President Donald Trump’s organize to appoint CIA Director Mike Pompeo as secretary of State sends a upsetting message to China, CNBC’s Jim Cramer said Tuesday.
“It says to China you are our contestant,” Cramer said on “Squawk on the Street.” “This is about China being our thought-provoking and economic enemy,” he added. “I think [saying] anything short of that is neutral a mistake.”
On Tuesday morning, Trump announced he plans to appoint Pompeo to be heir to Rex Tillerson as secretary of State, the latest news in a string of personnel coppers at the White House. Tillerson’s departure followed a series of public conflicts with Trump.
The president also said he is looking at CNBC higher- ranking contributor Larry Kudlow “very strongly” for the role of top economic advisor.
Cramer thought having both Pompeo and Kudlow, a confidant of Trump and longtime economist, in the Pasty House would be an interesting dynamic.

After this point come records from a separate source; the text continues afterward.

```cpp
int qmgpu_cycle_batch(qmgpu_handle h, const qmgpu_mpc_args* mpc, const double* t_eval, qmgpu_wbc_args* wbc) {
  if (!t_eval || !wbc) return setError(QMGPU_ERR_INVALID_ARGUMENT, "null argument");
  return onHandle(h, [&]() {
    checkMpcArgs(h, mpc);
    if (wbc->batch != mpc->batch) throw std::invalid_argument("MPC and WBC batch sizes differ");
    beginTiming(h);
    enqueueMpc(h, mpc);
    joinWbc(h);
    QM_LAUNCH(policy_eval_kernel, mpc->batch, 64, h->stream, mpc->batch, mpc->num_nodes, mpc->out_t, mpc->out_x, mpc->out_u, mpc->out_mode, t_eval, h->dPolX, h->dPolU,
              h->dPolMode);
    qmgpu_wbc_args w = *wbc;
    w.state_desired = h->dPolX; w.input_desired = h->dPolU; w.mode = h->dPolMode;
    hipStream_t ws = h->stream;
    if (h->overlap) {
      HIP_CHECK(hipEventRecord(h->evPolicy, h->stream));
      HIP_CHECK(hipStreamWaitEvent(h->wbcStream, h->evPolicy, 0));
      ws = h->wbcStream;
    }
    if (h->timing) HIP_CHECK(hipEventRecord(h->ev[EV_WBC_START], ws));
    enqueueWbc(h, &w, ws);
    if (h->timing) HIP_CHECK(hipEventRecord(h->ev[EV_WBC_END], ws));
    if (h->overlap) { HIP_CHECK(hipEventRecord(h->evWbc, ws)); h->wbcPending = true; }
    finishTiming(h, true, true);
  });
}

int qmgpu_debug_get_lq(qmgpu_handle h, int instance, int node, double* A, double* B, double* b, double* Q, double* R, double* q, double* r, double* C, double* D, double* e,
                       int32_t* nc) {
  return onHandle(h, [&]() {
    if (!h->debugLq || !h->m.dDebug) throw std::invalid_argument("call qmgpu_enable_debug(h, 1) before the solve");
    if (instance < 0 || instance >= h->lastBatch || node < 0 || node > h->lastN) throw std::invalid_argument("instance / node out of range");
    HIP_CHECK(hipStreamSynchronize(h->stream));
    std::vector<double> rec(DBG_DOUBLES);
    const size_t idx = size_t(instance) * (h->lastN + 1) + node;
    HIP_CHECK(hipMemcpy(rec.data(), h->m.dDebug + idx * DBG_DOUBLES, DBG_DOUBLES * sizeof(double), hipMemcpyDeviceToHost));
    int ncv = 0;
    HIP_CHECK(hipMemcpy(&ncv, h->m.dStageNc + idx, sizeof(int), hipMemcpyDeviceToHost));
    auto cp = [&](double* dst, int off, int n) { if (dst) std::memcpy(dst, rec.data() + off, n * sizeof(double)); };
    cp(A, DBG_A, 900); cp(B, DBG_B, 900); cp(b, DBG_b, 30); cp(Q, DBG_Q, 900); cp(R, DBG_R, 900); cp(q, DBG_q, 30); cp(r, DBG_r, 30);
    cp(C, DBG_C, 16 * 30); cp(D, DBG_D, 16 * 30); cp(e, DBG_e, 16);
    if (nc) *nc = ncv;
  });
}

int qmgpu_last_kernel_ms(qmgpu_handle h, double* ms6) {
  if (!ms6) return setError(QMGPU_ERR_INVALID_ARGUMENT, "null argument");
  return onHandle(h, [&]() {
    if (!h->timing || h->callCount == 0) throw std::invalid_argument("no timed call recorded (qmgpu_enable_timing)");
    readTiming(h, h->callCount - 1, ms6);
  });
}

int qmgpu_kernel_ms_mean(qmgpu_handle h, int last_calls, double* ms6) {
  if (!ms6 || last_calls < 1) return setError(QMGPU_ERR_INVALID_ARGUMENT, "bad argument");
  return onHandle(h, [&]() {
    if (!h->timing || h->callCount == 0) throw std::invalid_argument("no timed call recorded (qmgpu_enable_timing)");
    const long n = std::min<long>(std::min<long>(last_calls, h->callCount), qmgpu_context::kRing);
    double acc[6] = {0, 0, 0, 0, 0, 0};
    for (long c = h->callCount - n; c < h->callCount; ++c) { double m[6]; readTiming(h, c, m); for (int i = 0; i < 6; ++i) acc[i] += m[i]; }
    for (int i = 0; i < 6; ++i) ms6[i] = acc[i] / double(n);
  });
}

int qmgpu_pack_results(qmgpu_handle h, int batch, int num_nodes, const double* X, const double* U, const double* wbc_out, const int32_t* modes, double* packed) {
  if (!X || !U || !wbc_out || !modes || !packed || batch < 1 || num_nodes < 1) return setError(QMGPU_ERR_INVALID_ARGUMENT, "bad arguments");
  return onHandle(h, [&]() {
    QM_LAUNCH(pack_results_kernel, batch, 256, h->stream, batch, num_nodes, X, U, wbc_out, modes, packed);
    HIP_CHECK(hipGetLastError());
  });
}

int qmgpu_kernel_ms_history(qmgpu_handle h, int last_calls, double* ms6_per_call) {
  if (!ms6_per_call || last_calls < 1) return setError(QMGPU_ERR_INVALID_ARGUMENT, "bad argument");
  return onHandle(h, [&]() {
    if (!h->timing || h->callCount == 0) throw std::invalid_argument("no timed call recorded (qmgpu_enable_timing)");
    if (last_calls > h->callCount || last_calls > qmgpu_context::kRing) throw std::invalid_argument("more calls asked for than the event ring holds");
// ... 6 lines not shown
```

Before: 155,700 cycles/s.

## Fold policy evaluation into line-search kernel and relax WBC stream join

Moves the policy interpolation (state/input/mode at t_eval) into the tail of the line-search kernel, run by its last wave in the f64 SQP path. This removes a separate policy_eval kernel launch. The host-side joinWbc is replaced by a stream wait on the previous WBC event, placed just before the first line search, so the MPC's LQ and Riccati stages can overlap the previous cycle's WBC. Timing bookkeeping is adjusted so the WBC interval is measured from the line-search end event.

```diff
diff --git a/qm_door_amd/csrc/kernels/aux_kernels.h b/qm_door_amd/csrc/kernels/aux_kernels.h
--- a/qm_door_amd/csrc/kernels/aux_kernels.h
+++ b/qm_door_amd/csrc/kernels/aux_kernels.h
@@ -168,21 +168,8 @@
                                                          real* xOut, real* uOut, int* modeOut) {
   const int inst = blockIdx.x, lane = threadIdx.x;
   if (inst >= batch) return;
-  const real* tg = tgrid + size_t(inst) * (N + 1);
-  const real t = tEval[inst];
-  int idx; real alpha;
-  timeSegmentWave(tg, N + 1, t, lane, idx, alpha);
-  const int kMode = gridCountBelow(tg + 1, N, t, lane);
-  if (lane < 30) {
-    const real* xl = X + (size_t(inst) * (N + 1) + idx) * 30;
-    xOut[size_t(inst) * 30 + lane] = alpha * xl[lane] + (1.0_r - alpha) * xl[30 + lane];
-  } else if (lane >= 32 && lane < 62) {
-    const int i = lane - 32, iu0 = min(idx, N - 1), iu1 = min(idx + 1, N - 1);
-    const real* ul = U + (size_t(inst) * N + iu0) * 30; const real* ur = U + (size_t(inst) * N + iu1) * 30;
-    uOut[size_t(inst) * 30 + i] = alpha * ul[i] + (1.0_r - alpha) * ur[i];
-  } else if (lane == 63) {
-    modeOut[inst] = modes[size_t(inst) * (N + 1) + kMode];
-  }
+  policyEvalWave(N, tgrid + size_t(inst) * (N + 1), X + size_t(inst) * (N + 1) * 30, U + size_t(inst) * N * 30, modes + size_t(inst) * (N + 1), tEval[inst], lane,
+                 xOut + size_t(inst) * 30, uOut + size_t(inst) * 30, modeOut + inst);
 }
 
 }
diff --git a/qm_door_amd/csrc/kernels/linesearch_kernel.h b/qm_door_amd/csrc/kernels/linesearch_kernel.h
--- a/qm_door_amd/csrc/kernels/linesearch_kernel.h
+++ b/qm_door_amd/csrc/kernels/linesearch_kernel.h
@@ -23,6 +23,7 @@
   int iteration;
   int trialInLds;
   int* done;
+  const double* tEval; double* polX; double* polU; int* polMode;
 };
 
 inline int lsThreads(int B, int N, int cus) { return (B > cus && N + 1 <= LS_MAX_THREADS / 2) ? LS_MAX_THREADS / 2 : LS_MAX_THREADS; }
@@ -356,7 +357,12 @@
     }
   }
   QM_LS_CLOCK(6);
-}
+#ifdef QM_REAL_IS_DOUBLE
+  if (a.tEval && tid >= nthr - 64)
+    policyEvalWave(N, a.outT + size_t(inst) * (N + 1), oX, oU, a.outMode + size_t(inst) * (N + 1), a.tEval[inst], tid - (nthr - 64), a.polX + size_t(inst) * 30,
+                   a.polU + size_t(inst) * 30, a.polMode + inst);
 #endif
-
-}
+}
+#endif
+
+}
diff --git a/qm_door_amd/csrc/kernels/mpc_pipeline.h b/qm_door_amd/csrc/kernels/mpc_pipeline.h
--- a/qm_door_amd/csrc/kernels/mpc_pipeline.h
+++ b/qm_door_amd/csrc/kernels/mpc_pipeline.h
@@ -8,6 +8,7 @@
 #include "layout.h"
 #include "linesearch_kernel.h"
 #include "lq_kernel.h"
+#include "policy_fold.h"
 #include "riccati_kernel.h"
 
 namespace qmk {
@@ -33,6 +34,7 @@
   real *outT, *outX, *outU; int* outMode; real* outStats;
   const real* eeContact;
   int algorithm;
+  qmhost::PolicyFold fold;
 };
 
 template <class Alloc> inline void allocateMpcBuffers(MpcBuffers& m, size_t B, size_t N, Alloc&& alloc) {
@@ -81,7 +83,8 @@
   real *x0 = nullptr, *targetTimes = nullptr, *targetStates = nullptr, *schedTimes = nullptr, *warmX = nullptr, *warmU = nullptr, *eeContact = nullptr;
 };
 
-template <class In> inline MpcIo makeMpcIo(const qmgpu_mpc_args& a, double dt, const MpcStaging& st, In&& in, real* outT, real* outX, real* outU, real* outStats) {
+template <class In> inline MpcIo makeMpcIo(const qmgpu_mpc_args& a, double dt, const MpcStaging& st, In&& in, real* outT, real* outX, real* outU, real* outStats,
+                                            const qmhost::PolicyFold& fold = {}) {
   const size_t B = size_t(a.batch), N = size_t(a.num_nodes), N1 = N + 1, K = size_t(a.num_target_knots);
   MpcIo io{};
   io.batch = a.batch; io.N = a.num_nodes; io.K = a.num_target_knots; io.lineSearch = a.line_search;
@@ -97,6 +100,7 @@
   io.eeContact = in(a.ee_contact_ref, st.eeContact, B * K * 6);
   io.outT = outT; io.outX = outX; io.outU = outU; io.outMode = a.out_mode; io.outStats = outStats;
   io.algorithm = a.algorithm;
+  io.fold = fold;
   return io;
 }
 
@@ -125,8 +129,11 @@
     QM_LAUNCH(mpc_init_kernel, B, 128, s, ia);
     enqueueLqRiccati(s, m, io, debugLq ? m.dDebug : nullptr, ev);
     const LsLaunch shape = lsLaunch(B, N, m.cus);
+    const qmhost::PolicyFold& pf = io.fold;
+    if (it == 0 && pf.tEval && pf.overwriteAfter) HIP_CHECK(hipStreamWaitEvent(s, pf.overwriteAfter, 0));
     LsArgs ls{m.dP, m.dRw, B, N, io.K, io.lineSearch, io.eeContact, m.dTgrid, m.dDtgrid, m.dNodePhase, m.dX, m.dU, m.ddX, m.ddU, io.targetTimes, io.targetStates, io.schedNum,
-              io.schedTimes, io.schedModes, m.dMetrics, m.dInstStats, m.dNodeMode, m.dXt, m.dUt, io.outT, io.outX, io.outU, io.outMode, io.outStats, it, shape.trialInLds, m.dDone};
+              io.schedTimes, io.schedModes, m.dMetrics, m.dInstStats, m.dNodeMode, m.dXt, m.dUt, io.outT, io.outX, io.outU, io.outMode, io.outStats, it, shape.trialInLds, m.dDone,
+              pf.tEval, pf.x, pf.u, pf.mode};
     QM_LAUNCH_DYN(linesearch_kernel, B, shape.threads, shape.dynamicLdsBytes, s, ls);
     recordTiming(ev, EV_LINE_SEARCH, s);
   }
diff --git a/qm_door_amd/csrc/kernels/policy_fold.h b/qm_door_amd/csrc/kernels/policy_fold.h
--- /dev/null
+++ b/qm_door_amd/csrc/kernels/policy_fold.h
@@ -0,0 +1,19 @@
+#pragma once
+#ifdef QMGPU_HOST_EMULATION
+#include "gpu_rt.h"
+#else
+#include <hip/hip_runtime_api.h>
+#endif
+
+#include <cstdint>
+
+namespace qmhost {
+
+struct PolicyFold {
+  const double* tEval = nullptr;
+  double *x = nullptr, *u = nullptr;
+  int32_t* mode = nullptr;
+  hipEvent_t overwriteAfter = nullptr;
+};
+
+}
diff --git a/qm_door_amd/csrc/kernels/schedule_dev.h b/qm_door_amd/csrc/kernels/schedule_dev.h
--- a/qm_door_amd/csrc/kernels/schedule_dev.h
+++ b/qm_door_amd/csrc/kernels/schedule_dev.h
@@ -77,6 +77,22 @@
   }
 }
 
+__device__ __forceinline__ void policyEvalWave(int N, const real* tg, const real* X, const real* U, const int* modes, real t, int lane, real* xOut, real* uOut, int* modeOut) {
+  int idx; real alpha;
+  timeSegmentWave(tg, N + 1, t, lane, idx, alpha);
+  const int kMode = gridCountBelow(tg + 1, N, t, lane);
+  if (lane < 30) {
+    const real* xl = X + size_t(idx) * 30;
+    xOut[lane] = alpha * xl[lane] + (1.0_r - alpha) * xl[30 + lane];
+  } else if (lane >= 32 && lane < 62) {
+    const int i = lane - 32, iu0 = min(idx, N - 1), iu1 = min(idx + 1, N - 1);
+    const real* ul = U + size_t(iu0) * 30; const real* ur = U + size_t(iu1) * 30;
+    uOut[i] = alpha * ul[i] + (1.0_r - alpha) * ur[i];
+  } else if (lane == 63) {
+    *modeOut = modes[kMode];
+  }
+}
+
 __device__ inline void eeReference(const real* times, const real* states, int K, real t, real pos[3], real quat[4]) {
   int idx; real alpha;
   timeSegment(times, K, t, idx, alpha);
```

“It’s good cop, bad cop” on globalism, Cramer turned, a day after he reported that Kudlow is the leading contender to succeed Gary Cohn as the president’s top trade advisor.
Tillerson stood for free trade and commerce, while Pompeo has equated China with Russia, Cramer summed. Kudlow previously said Trump’s tariffs on steel and aluminum are a “bad writing on the wall” and could cause a “major calamity.”
“If you’re China, you’re probably sitting there intellectual, ‘What is [Trump] doing?” said Cramer, the host of CNBC’s “Mad Kale.”
Pompeo also has likened Iran to the Islamic State militant dispose, calling the country a “thuggish police state” in a speech in October.
Cramer go on increased having Tillerson in the role as secretary of State “stood for a bizarre arrangement of business globalism that is obviously not in sync anymore with where the president is common.”